Dazu benötige ich aber eine geieignete Oberfläche (Beispiele unten!).
Ich kann die Funktionen bisher analysieren und in Abhängigkeit von einer komplexen Zahl Ergebnisse berechnen.
(von Grundrechenarten bis z.B. zu Logarithmus-, Exponential-, Sinus- oder ArkusSinus- Funktionen)
Ich benötige also ein dreidimensionales hierfür geeignetes Koordinatensystem, wie diese unten in den Bildern.
Ich glaube, dass das Koordinatensystem von Java den Anforderungen nicht so ganz gerecht wird oder?
(Da man nur Konturen erkennen würde oder? Wenn das auch damit funktionieren sollte belehrt mich eines besseren.)
Also gibts da was vorgefertigtes von Java(oder kann ich auch das auch irgendwie anders machen?) oder kennt jemand offenen Code, den ich hierfür benutzen könnte?(oder Teile von ganzen Projekten?)
Oder auch irgendwelche Zusatzsoftware? (zum Beispiel, dass ich solche Software: The R Project for Statistical Computing
mit Java kombiniere. (Geht das zum Beisp.?))
(Es sollte halt am Ende nicht nur eine "schwarze Puddingmasse rauskommen, sondern Steigungen klar als solche erkennbar sein)
MfG
Fragechamp


----------



## lord239123 (19. Sep 2014)

Um eine Funktion 3dimensional darzustellen könntest du Java 3D benutzen.


----------



## Garm (20. Sep 2014)

Ich habe mit Jzy3d gute Erfahrungen gemacht. Darstellen kannst du damit eigentlich alles, du musst es halt für die Darstellung anpassen.


----------



## lord239123 (20. Sep 2014)

Eine weitere Möglichkeit wäre noch die JMonkeyEngine.


----------



## Gucky (20. Sep 2014)

Vielleicht wäre noch Visua3D etwas für dich.


----------



## Fragechamp (20. Sep 2014)

Visua 3D bringt mir aber nichts, weil ich ja keine Funkionen plotten will (also im endeffekt ja schon)
aber ich brauch eig. nur was zum Darstellen und da gibts ja nur das Projekt als ganzes (.jar Datei)


----------



## Gucky (20. Sep 2014)

Dann verstehe ich nicht so ganz, was du meinst. Du hast ein Programm, welches die Berechnungen anstellt und diese aber nicht darstellen kann und jetzt suchst du ein Programm, um diese Daten darzustellen?

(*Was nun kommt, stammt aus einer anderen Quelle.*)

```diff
@@ -496,13 +607,14 @@
 }
 
 template <typename T, int V>
-__global__ __launch_bounds__(BN_THREADS) void bncl_bwd_reduce_kernel(const T* __restrict__ gy, const T* __restrict__ x,
+__global__ __launch_bounds__(BN_THREADS) CL_WAVES(4) void bncl_bwd_reduce_kernel(const T* __restrict__ gy, const T* __restrict__ x,
                                                                       const float* __restrict__ mean_rstd, const float* __restrict__ gamma,
                                                                       const float* __restrict__ beta, float* __restrict__ part, size_t total,
                                                                       int C, int iters, int act, size_t ldgy, int cshift, Seg gsg = Seg{0, 0}) {
   __shared__ float s_acc[BN_THREADS * 2 * V];
   __shared__ float s_col[2 * 1024];
-  const size_t piece = (size_t)BN_THREADS * V, start = (size_t)blockIdx.x * iters * piece, end = min(total, start + iters * piece);
+  const int chunk = cl_chunk();
+  const size_t piece = (size_t)BN_THREADS * V, start = (size_t)chunk * iters * piece, end = min(total, start + iters * piece);
   const int cg = C / V, c0 = (threadIdx.x % cg) * V, S = gridDim.x;
   const size_t home = start + c0;
   float mean[V], rstd[V], gm[V], be[V], acc[2 * V];
@@ -512,29 +624,35 @@
     acc[j] = 0.f; acc[V + j] = 0.f;
   }
   const size_t e0 = start + (size_t)threadIdx.x * V;
-  for (int it = 0; it < iters; it += CL_UNROLL) {
-    float xv[CL_UNROLL][V], gv[CL_UNROLL][V];
-#pragma unroll
-    for (int u = 0; u < CL_UNROLL; ++u) {
-      const size_t e = e0 + (size_t)(it + u) * piece, ee = e < end ? e : home;
-      Vec<T, V>::ld(x + ee, xv[u]);
-      Vec<T, V>::ld(gy + seg_addr(ee, C, cshift, ldgy, gsg), gv[u]);
-    }
-#pragma unroll
-    for (int u = 0; u < CL_UNROLL; ++u) {
-      const float live = e0 + (size_t)(it + u) * piece < end ? 1.f : 0.f;
-#pragma unroll
-      for (int j = 0; j < V; ++j) {
-        const float xh = (xv[u][j] - mean[j]) * rstd[j];
-        const float dz = live * gv[u][j] * act_bwd(fmaf(xh, gm[j], be[j]), act);
-        acc[j] += dz; acc[V + j] = fmaf(dz, xh, acc[V + j]);
-      }
-    }
-  }
+  constexpr int D = cl_depth(2, sizeof(typename Vec<T, V>::Raw));
+  typename Vec<T, V>::Raw rx[D], rg[D];
+  cl_stream<D>(
+      iters,
+      [&](int u, int it) {
+        const size_t e = e0 + (size_t)it * piece, ee = e < end ? e : home;
+        rx[u] = cl_ldr<T, V>(x + ee);
+        rg[u] = cl_ldr<T, V>(gy + seg_addr(ee, C, cshift, ldgy, gsg));
+      },
+      [&](int u, int it) {
+        float xv[V], gv[V];
+        Vec<T, V>::cvt(rx[u], xv);
+        Vec<T, V>::cvt(rg[u], gv);
+        const float live = e0 + (size_t)it * piece < end ? 1.f : 0.f;
+#pragma unroll
+        for (int j = 0; j < V; ++j) {
+          const float xh = (xv[j] - mean[j]) * rstd[j];
+          const float dz = live * gv[j] * cl_act_bwd(fmaf(xh, gm[j], be[j]), act);
+          acc[j] += dz; acc[V + j] = fmaf(dz, xh, acc[V + j]);
+        }
+      });
+  if (cl_abl_nofold(acc, part)) return;
   fold_row_lanes<2 * V>(acc, s_acc, s_col, cg);
   for (int c = threadIdx.x; c < C; c += BN_THREADS) {
-    float* o = part + ((size_t)c * S + blockIdx.x) * 2;
-    o[0] = s_col[(c / V) * 2 * V + c % V]; o[1] = s_col[(c / V) * 2 * V + V + c % V];
+    float* o = part + ((size_t)c * S + chunk) * 2;
+#ifdef BNCL_ABL_NOSTORE
+    if (s_col[c] == 12345.678f)
+#endif
+    { o[0] = s_col[(c / V) * 2 * V + c % V]; o[1] = s_col[(c / V) * 2 * V + V + c % V]; }
   }
 }
 
@@ -554,7 +672,8 @@
                                                                      const float* __restrict__ beta, const float* __restrict__ sums,
                                                                      T* __restrict__ gx, size_t total, int C, int iters, int act,
                                                                      float inv_count, size_t ldgy, int cshift, Seg gsg = Seg{0, 0}) {
-  const size_t piece = (size_t)BN_THREADS * V, start = (size_t)blockIdx.x * iters * piece, end = min(total, start + iters * piece);
+  const int chunk = cl_chunk();
+  const size_t piece = (size_t)BN_THREADS * V, start = (size_t)chunk * iters * piece, end = min(total, start + iters * piece);
   const int c0 = (threadIdx.x % (C / V)) * V;
   const size_t home = start + c0;
   float mean[V], rstd[V], gm[V], be[V], k1[V], k2[V];
@@ -644,6 +763,10 @@
   return tamtr_launch_status();
 }
 
+#ifndef BNCL_ABL_ONLY
+#define BNCL_ABL_ONLY 0
+#endif
+constexpr bool CL_RUN_REDUCE = BNCL_ABL_ONLY != 2, CL_RUN_APPLY = BNCL_ABL_ONLY != 1;
 static int bncl_vec(int C, int dtype) { return dtype == TAMTR_BF16 && C % 8 == 0 ? 8 : 4; }
 static int bncl_iters(long long N, int C, int dtype) {
   const long long piece = (long long)BN_THREADS * bncl_vec(C, dtype), total = N * C;
@@ -675,11 +798,13 @@
   const int S = tamtr_bncl_blocks(N, C, dtype), V = bncl_vec(C, dtype), iters = bncl_iters(N, C, dtype);
   const size_t total = (size_t)N * C;
   hipStream_t s = (hipStream_t)stream;
-  if (dtype == TAMTR_F32) hipLaunchKernelGGL((bncl_stats_kernel<float, 4>), dim3(S), dim3(BN_THREADS), 0, s, (const float*)x, partials, total, C, iters);
+  if (!CL_RUN_REDUCE) {}
+  else if (dtype == TAMTR_F32) hipLaunchKernelGGL((bncl_stats_kernel<float, 4>), dim3(S), dim3(BN_THREADS), 0, s, (const float*)x, partials, total, C, iters);
   else if (V == 8) hipLaunchKernelGGL((bncl_stats_kernel<bf16_t, 8>), dim3(S), dim3(BN_THREADS), 0, s, (const bf16_t*)x, partials, total, C, iters);
   else hipLaunchKernelGGL((bncl_stats_kernel<bf16_t, 4>), dim3(S), dim3(BN_THREADS), 0, s, (const bf16_t*)x, partials, total, C, iters);
   hipLaunchKernelGGL(bn_finalize_kernel, dim3(C), dim3(BN_THREADS), 0, s, partials, mean_rstd, running_mean, running_var, S, eps, momentum);
-  if (dtype == TAMTR_F32)
+  if (!CL_RUN_APPLY) {}
+  else if (dtype == TAMTR_F32)
     hipLaunchKernelGGL((bncl_apply_kernel<float, 4>), dim3(S), dim3(BN_THREADS), 0, s, (const float*)x, mean_rstd, gamma, beta, (const float*)residual, (float*)y, total, C, iters, act, ysg, cshift);
   else if (V == 8)
     hipLaunchKernelGGL((bncl_apply_kernel<bf16_t, 8>), dim3(S), dim3(BN_THREADS), 0, s, (const bf16_t*)x, mean_rstd, gamma, beta, (const bf16_t*)residual, (bf16_t*)y, total, C, iters, act, ysg, cshift);
@@ -719,14 +844,16 @@
   hipStream_t s = (hipStream_t)stream;
   float* sums = partials + (size_t)C * S * 2;
   const float inv = 1.f / (float)N;
-  if (dtype == TAMTR_F32)
+  if (!CL_RUN_REDUCE) {}
+  else if (dtype == TAMTR_F32)
     hipLaunchKernelGGL((bncl_bwd_reduce_kernel<float, 4>), dim3(S), dim3(BN_THREADS), 0, s, (const float*)gy, (const float*)x, mean_rstd, gamma, beta, partials, total, C, iters, act, (size_t)ldgy, cshift, gsg);
   else if (V == 8)
     hipLaunchKernelGGL((bncl_bwd_reduce_kernel<bf16_t, 8>), dim3(S), dim3(BN_THREADS), 0, s, (const bf16_t*)gy, (const bf16_t*)x, mean_rstd, gamma, beta, partials, total, C, iters, act, (size_t)ldgy, cshift, gsg);
   else
     hipLaunchKernelGGL((bncl_bwd_reduce_kernel<bf16_t, 4>), dim3(S), dim3(BN_THREADS), 0, s, (const bf16_t*)gy, (const bf16_t*)x, mean_rstd, gamma, beta, partials, total, C, iters, act, (size_t)ldgy, cshift, gsg);
   hipLaunchKernelGGL(bncl_sum_kernel, dim3(C), dim3(BN_THREADS), 0, s, partials, sums, ggamma, gbeta, S);
-  if (dtype == TAMTR_F32)
+  if (!CL_RUN_APPLY) {}
+  else if (dtype == TAMTR_F32)
     hipLaunchKernelGGL((bncl_bwd_apply_kernel<float, 4>), dim3(S), dim3(BN_THREADS), 0, s, (const float*)gy, (const float*)x, mean_rstd, gamma, beta, sums, (float*)gx, total, C, iters, act, inv, (size_t)ldgy, cshift, gsg);
   else if (V == 8)
     hipLaunchKernelGGL((bncl_bwd_apply_kernel<bf16_t, 8>), dim3(S), dim3(BN_THREADS), 0, s, (const bf16_t*)gy, (const bf16_t*)x, mean_rstd, gamma, beta, sums, (bf16_t*)gx, total, C, iters, act, inv, (size_t)ldgy, cshift, gsg);
```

Dann wäre Maple vielleicht etwas für dich. Das legt die Daten im Klartext ab. Die können also relativ leicht manipuliert oder selber generiert werden.


Oder sind dir die ganzen schon existierenden Programme zu groß?


----------



## stg (20. Sep 2014)

Fragechamp hat gesagt.:


> keine Funkionen plotten (...) nur (..) Darstellen



Hä?


----------



## Fragechamp (21. Sep 2014)

@stg:
damit meine ich, dass ich keine Strings(mit der Funktion) übergeben will, sondern nur die Koordinaten(also drei double[] Werte)


----------



## Gucky (21. Sep 2014)

Und daraus willst du eine Regression erstellen?


----------



## Fragechamp (21. Sep 2014)

Ja exakt, nahegelegene Punkte(Koordinaten) sollen einfach als ein ganzer Körper(bzw. als ganze Fläche eher) re-interpretiert werden.
(Man kann sich die Punkte ja auch relativ zur Auflösung des Koordinatensystem holen, dann ist es einfacher.
(je Pixel der waagrechten Fläche wird die dritte Koordinate(Ergebnis) abgefragt))


----------



## Gucky (21. Sep 2014)

Also hast du vielleicht 100 Punkte in deinem Koordinatensystem und immer 3 davon sind nah beieinander. Diese 3 sollen dann immer eine Fläche bilden und das willst du darstellen?

Oder hast du viele Punkte und du willst den Pfad der geringsten Energie durch diese Punkte hindurch berechnen? Also wenn man einen sehr elastischen Stahl um diese Punkte herumbiegen würde, das Aussehen dieses Stahls?


----------



## Fragechamp (21. Sep 2014)

Den Pfad der geringsten Energie? aha. Äh aber ja, so wie wenn man "sehr elastischen Stahl" um diese Punkte herumbiegen würde?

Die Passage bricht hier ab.